[Dataset entries]
Segment Open

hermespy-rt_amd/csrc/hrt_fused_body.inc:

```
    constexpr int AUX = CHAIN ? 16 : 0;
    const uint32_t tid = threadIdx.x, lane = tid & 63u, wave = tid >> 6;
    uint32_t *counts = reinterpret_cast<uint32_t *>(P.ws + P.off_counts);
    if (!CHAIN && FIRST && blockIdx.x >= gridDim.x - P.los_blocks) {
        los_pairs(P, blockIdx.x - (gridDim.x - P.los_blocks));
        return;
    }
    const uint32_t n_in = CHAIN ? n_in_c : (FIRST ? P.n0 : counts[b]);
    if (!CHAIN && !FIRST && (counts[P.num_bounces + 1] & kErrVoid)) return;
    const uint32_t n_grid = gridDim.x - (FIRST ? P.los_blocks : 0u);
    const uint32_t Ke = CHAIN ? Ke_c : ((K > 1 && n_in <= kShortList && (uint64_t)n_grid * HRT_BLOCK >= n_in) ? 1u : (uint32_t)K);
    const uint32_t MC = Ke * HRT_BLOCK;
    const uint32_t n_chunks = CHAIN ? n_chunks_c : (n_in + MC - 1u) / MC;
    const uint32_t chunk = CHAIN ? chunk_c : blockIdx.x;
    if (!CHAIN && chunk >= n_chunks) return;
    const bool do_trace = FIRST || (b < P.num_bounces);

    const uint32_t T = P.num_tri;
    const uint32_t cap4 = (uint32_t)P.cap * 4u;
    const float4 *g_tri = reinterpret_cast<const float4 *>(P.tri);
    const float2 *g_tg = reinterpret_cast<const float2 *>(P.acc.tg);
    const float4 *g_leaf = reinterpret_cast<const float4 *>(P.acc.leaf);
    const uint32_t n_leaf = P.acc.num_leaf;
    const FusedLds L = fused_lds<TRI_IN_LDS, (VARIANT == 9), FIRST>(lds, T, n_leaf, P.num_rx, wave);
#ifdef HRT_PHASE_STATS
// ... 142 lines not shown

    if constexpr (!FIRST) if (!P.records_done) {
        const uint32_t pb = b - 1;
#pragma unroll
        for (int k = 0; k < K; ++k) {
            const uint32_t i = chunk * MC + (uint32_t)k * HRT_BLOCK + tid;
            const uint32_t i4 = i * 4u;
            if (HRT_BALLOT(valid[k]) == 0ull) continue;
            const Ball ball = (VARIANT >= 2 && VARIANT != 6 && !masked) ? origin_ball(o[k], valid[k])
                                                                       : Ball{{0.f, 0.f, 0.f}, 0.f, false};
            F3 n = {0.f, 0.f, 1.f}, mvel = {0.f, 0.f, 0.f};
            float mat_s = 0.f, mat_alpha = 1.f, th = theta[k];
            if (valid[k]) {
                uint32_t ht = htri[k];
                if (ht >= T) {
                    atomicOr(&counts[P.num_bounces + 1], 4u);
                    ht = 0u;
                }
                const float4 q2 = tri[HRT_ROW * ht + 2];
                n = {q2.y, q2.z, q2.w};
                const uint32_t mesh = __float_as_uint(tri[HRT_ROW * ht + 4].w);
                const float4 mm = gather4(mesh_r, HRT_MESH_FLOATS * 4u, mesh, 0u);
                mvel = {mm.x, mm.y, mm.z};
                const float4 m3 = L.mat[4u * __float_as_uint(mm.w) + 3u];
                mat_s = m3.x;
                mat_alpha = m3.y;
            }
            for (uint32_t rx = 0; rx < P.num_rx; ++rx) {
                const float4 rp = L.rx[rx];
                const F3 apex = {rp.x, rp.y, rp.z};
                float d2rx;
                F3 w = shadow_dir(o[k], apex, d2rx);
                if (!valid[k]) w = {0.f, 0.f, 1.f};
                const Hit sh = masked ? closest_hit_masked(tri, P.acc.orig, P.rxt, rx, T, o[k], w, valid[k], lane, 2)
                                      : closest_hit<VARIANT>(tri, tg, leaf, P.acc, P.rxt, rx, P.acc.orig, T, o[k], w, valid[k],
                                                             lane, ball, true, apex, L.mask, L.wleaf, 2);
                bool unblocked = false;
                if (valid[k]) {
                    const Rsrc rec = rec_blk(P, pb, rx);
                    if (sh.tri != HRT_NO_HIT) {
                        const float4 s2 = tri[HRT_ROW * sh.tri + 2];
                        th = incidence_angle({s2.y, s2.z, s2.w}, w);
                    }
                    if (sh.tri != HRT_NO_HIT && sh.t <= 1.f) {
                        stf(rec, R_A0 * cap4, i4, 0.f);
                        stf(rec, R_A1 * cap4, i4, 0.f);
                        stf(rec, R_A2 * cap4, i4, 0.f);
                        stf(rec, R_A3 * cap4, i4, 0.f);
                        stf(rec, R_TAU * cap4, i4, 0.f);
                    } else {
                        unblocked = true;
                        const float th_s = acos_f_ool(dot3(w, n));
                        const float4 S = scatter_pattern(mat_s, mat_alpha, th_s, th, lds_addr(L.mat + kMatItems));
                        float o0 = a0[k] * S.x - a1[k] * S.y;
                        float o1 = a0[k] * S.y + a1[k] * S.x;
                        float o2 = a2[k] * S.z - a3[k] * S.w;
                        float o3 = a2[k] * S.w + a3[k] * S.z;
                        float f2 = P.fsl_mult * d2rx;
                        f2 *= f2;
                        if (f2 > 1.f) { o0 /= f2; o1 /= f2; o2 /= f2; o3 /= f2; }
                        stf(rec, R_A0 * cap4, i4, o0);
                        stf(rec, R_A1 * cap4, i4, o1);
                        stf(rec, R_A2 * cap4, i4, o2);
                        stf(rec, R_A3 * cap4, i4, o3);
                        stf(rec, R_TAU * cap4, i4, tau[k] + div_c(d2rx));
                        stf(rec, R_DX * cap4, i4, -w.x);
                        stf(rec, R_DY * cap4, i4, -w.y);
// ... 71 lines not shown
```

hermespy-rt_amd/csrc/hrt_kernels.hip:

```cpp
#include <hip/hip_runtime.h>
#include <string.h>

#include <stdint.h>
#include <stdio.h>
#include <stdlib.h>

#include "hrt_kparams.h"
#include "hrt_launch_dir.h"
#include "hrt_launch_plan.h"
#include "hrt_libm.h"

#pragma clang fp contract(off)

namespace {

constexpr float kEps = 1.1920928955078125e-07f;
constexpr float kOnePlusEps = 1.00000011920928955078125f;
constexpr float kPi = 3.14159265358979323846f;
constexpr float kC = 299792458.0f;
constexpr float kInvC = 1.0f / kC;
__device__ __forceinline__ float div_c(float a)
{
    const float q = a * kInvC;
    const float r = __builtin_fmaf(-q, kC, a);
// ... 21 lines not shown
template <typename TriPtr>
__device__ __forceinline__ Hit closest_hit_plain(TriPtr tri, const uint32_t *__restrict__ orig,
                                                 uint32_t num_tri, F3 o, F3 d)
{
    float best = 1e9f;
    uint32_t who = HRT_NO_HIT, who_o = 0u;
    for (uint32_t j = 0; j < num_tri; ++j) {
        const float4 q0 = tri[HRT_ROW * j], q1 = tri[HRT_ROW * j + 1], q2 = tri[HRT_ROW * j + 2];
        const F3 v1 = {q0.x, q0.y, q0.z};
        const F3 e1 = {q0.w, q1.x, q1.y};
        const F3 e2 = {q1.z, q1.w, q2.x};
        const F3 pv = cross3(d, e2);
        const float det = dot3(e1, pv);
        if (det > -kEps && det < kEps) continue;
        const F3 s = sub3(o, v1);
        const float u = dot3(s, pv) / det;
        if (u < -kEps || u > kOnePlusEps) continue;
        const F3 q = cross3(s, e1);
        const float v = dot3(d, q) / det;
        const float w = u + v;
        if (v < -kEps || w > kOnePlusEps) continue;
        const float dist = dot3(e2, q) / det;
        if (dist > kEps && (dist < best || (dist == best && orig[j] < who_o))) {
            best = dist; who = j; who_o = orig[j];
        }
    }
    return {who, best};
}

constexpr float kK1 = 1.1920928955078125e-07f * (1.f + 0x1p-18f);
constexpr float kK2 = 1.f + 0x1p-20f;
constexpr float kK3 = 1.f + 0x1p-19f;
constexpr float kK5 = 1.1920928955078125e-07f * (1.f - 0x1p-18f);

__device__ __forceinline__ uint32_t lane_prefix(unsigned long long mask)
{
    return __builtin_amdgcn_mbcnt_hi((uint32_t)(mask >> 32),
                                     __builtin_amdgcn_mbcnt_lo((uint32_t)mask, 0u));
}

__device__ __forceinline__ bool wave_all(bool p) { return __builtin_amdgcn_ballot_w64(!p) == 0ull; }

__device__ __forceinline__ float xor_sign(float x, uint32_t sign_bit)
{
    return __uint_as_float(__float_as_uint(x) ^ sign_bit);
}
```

Segment Closed
Segment Open

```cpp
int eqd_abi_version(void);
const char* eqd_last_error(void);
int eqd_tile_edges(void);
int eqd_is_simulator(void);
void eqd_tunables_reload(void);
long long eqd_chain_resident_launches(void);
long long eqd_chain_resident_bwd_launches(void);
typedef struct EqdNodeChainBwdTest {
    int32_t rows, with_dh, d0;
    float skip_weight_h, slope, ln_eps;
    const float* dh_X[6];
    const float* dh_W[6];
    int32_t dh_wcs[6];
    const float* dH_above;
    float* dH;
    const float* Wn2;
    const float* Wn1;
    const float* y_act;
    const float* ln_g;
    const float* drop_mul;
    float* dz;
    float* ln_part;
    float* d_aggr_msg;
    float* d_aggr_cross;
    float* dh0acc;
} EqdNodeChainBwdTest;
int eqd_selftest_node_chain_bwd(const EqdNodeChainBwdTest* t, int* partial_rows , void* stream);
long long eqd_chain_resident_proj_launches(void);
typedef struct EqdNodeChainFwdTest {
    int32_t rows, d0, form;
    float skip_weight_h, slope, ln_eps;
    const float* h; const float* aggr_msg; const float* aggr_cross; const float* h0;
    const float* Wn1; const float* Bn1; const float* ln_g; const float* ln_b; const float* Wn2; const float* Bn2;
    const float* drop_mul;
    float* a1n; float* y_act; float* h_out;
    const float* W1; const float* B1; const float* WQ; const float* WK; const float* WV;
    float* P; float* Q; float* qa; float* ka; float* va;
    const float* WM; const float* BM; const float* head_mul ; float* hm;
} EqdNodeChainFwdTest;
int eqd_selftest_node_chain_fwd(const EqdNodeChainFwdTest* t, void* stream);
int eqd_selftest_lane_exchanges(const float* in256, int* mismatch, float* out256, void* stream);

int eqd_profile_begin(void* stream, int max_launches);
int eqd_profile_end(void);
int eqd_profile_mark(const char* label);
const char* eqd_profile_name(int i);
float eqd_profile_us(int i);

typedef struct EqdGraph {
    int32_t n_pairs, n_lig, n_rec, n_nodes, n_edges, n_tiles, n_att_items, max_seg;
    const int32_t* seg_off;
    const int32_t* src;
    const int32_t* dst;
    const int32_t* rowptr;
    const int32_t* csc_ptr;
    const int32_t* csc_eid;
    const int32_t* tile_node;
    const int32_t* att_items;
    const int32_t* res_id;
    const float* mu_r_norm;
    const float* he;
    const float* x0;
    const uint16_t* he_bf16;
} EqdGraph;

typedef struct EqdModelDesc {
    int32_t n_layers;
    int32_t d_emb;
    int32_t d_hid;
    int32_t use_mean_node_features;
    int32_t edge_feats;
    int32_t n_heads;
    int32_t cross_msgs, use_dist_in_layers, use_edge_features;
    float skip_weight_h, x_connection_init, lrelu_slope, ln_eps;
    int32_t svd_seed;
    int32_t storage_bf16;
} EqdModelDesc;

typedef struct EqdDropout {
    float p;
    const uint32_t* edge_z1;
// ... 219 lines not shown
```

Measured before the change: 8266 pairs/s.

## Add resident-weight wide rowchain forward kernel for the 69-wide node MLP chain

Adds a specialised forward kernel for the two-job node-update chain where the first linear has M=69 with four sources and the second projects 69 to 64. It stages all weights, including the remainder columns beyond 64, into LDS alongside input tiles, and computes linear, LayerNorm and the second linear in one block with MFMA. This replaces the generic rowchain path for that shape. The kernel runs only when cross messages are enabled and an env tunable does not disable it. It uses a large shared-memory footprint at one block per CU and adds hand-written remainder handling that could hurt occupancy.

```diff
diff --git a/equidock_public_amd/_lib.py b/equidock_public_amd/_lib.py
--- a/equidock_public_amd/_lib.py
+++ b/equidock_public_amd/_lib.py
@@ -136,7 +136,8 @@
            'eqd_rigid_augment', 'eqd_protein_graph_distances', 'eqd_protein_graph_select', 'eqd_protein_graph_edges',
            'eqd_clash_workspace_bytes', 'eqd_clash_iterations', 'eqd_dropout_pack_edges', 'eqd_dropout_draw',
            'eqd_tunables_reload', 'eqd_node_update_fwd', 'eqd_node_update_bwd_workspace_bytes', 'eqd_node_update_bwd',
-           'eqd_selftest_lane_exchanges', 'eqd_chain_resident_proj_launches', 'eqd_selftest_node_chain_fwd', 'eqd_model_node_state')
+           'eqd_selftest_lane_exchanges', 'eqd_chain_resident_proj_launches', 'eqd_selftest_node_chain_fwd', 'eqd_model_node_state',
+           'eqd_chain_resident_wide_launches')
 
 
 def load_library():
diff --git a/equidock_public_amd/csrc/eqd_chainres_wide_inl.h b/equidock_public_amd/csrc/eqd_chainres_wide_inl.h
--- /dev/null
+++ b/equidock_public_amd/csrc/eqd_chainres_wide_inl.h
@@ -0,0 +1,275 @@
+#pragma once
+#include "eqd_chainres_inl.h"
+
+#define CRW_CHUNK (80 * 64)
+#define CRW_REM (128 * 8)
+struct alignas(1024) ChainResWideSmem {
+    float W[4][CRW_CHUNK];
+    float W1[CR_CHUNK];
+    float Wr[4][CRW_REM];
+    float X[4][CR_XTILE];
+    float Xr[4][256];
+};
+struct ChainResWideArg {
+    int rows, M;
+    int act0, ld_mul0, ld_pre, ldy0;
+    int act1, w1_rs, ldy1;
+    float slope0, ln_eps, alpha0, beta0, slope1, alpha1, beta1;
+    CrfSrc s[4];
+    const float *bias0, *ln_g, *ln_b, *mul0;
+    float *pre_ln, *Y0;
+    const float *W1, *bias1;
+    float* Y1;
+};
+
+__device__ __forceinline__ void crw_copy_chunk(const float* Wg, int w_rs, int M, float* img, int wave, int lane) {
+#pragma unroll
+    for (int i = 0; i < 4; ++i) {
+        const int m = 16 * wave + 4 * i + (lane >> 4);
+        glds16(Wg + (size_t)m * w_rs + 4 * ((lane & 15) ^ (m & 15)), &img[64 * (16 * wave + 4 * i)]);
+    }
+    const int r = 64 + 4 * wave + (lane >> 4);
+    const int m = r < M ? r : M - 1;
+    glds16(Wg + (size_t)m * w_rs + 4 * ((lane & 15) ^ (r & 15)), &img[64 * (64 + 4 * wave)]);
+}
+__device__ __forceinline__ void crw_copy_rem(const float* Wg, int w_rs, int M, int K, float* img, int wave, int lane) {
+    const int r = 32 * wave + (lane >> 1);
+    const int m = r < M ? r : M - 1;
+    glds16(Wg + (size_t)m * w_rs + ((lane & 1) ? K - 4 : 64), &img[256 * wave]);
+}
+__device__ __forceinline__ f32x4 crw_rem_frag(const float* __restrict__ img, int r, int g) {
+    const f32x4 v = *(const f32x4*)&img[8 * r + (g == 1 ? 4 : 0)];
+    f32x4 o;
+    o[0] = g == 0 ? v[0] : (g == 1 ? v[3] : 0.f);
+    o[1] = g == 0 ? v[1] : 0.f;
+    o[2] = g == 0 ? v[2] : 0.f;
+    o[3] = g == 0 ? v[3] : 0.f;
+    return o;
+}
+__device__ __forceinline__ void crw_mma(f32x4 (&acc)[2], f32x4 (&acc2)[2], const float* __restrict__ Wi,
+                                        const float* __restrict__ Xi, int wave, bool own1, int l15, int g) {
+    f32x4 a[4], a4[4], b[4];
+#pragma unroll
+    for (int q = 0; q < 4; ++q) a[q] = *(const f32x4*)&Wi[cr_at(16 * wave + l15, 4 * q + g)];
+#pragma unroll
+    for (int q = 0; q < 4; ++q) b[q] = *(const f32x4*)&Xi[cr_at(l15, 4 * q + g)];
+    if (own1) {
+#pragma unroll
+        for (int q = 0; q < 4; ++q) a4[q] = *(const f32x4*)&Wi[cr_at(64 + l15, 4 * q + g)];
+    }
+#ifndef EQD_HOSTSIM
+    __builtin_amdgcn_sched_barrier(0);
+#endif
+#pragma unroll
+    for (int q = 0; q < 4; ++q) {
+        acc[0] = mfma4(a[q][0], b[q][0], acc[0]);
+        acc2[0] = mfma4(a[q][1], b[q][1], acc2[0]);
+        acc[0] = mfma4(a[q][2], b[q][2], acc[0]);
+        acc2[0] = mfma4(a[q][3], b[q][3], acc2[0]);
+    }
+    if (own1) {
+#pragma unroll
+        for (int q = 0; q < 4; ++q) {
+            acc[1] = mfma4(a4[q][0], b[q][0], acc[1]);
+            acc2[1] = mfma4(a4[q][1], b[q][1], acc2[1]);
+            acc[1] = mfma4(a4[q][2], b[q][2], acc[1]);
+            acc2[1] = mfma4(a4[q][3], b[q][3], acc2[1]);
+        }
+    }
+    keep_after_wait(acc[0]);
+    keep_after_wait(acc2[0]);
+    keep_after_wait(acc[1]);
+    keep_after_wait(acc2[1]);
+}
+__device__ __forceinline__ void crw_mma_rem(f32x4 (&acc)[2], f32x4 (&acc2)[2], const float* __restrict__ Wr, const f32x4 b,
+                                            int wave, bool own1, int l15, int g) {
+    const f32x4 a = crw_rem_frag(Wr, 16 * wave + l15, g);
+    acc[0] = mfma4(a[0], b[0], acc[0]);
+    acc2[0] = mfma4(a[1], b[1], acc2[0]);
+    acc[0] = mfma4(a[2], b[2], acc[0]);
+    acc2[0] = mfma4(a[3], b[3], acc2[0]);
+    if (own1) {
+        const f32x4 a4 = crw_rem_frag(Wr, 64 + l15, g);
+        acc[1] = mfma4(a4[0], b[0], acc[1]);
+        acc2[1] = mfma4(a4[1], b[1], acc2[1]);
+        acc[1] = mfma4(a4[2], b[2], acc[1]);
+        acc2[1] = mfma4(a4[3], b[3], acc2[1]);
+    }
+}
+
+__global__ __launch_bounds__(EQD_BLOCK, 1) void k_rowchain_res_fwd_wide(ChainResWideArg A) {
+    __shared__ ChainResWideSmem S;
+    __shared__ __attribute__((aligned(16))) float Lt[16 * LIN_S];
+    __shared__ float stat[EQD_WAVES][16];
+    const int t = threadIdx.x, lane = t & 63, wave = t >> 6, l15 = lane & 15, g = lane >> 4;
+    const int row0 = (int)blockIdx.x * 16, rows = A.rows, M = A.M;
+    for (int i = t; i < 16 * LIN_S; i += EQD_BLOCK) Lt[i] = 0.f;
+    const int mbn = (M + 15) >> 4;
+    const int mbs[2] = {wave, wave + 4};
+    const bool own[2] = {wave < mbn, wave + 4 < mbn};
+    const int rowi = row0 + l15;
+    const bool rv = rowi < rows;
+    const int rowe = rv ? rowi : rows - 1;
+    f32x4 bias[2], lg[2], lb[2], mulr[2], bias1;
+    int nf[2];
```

Segment Closed

(Task description): Within the records above, each line containing "best" is to be returned.

(Answer to this task):
    float best = 1e9f;
        if (dist > kEps && (dist < best || (dist == best && orig[j] < who_o))) {
            best = dist; who = j; who_o = orig[j];
    return {who, best};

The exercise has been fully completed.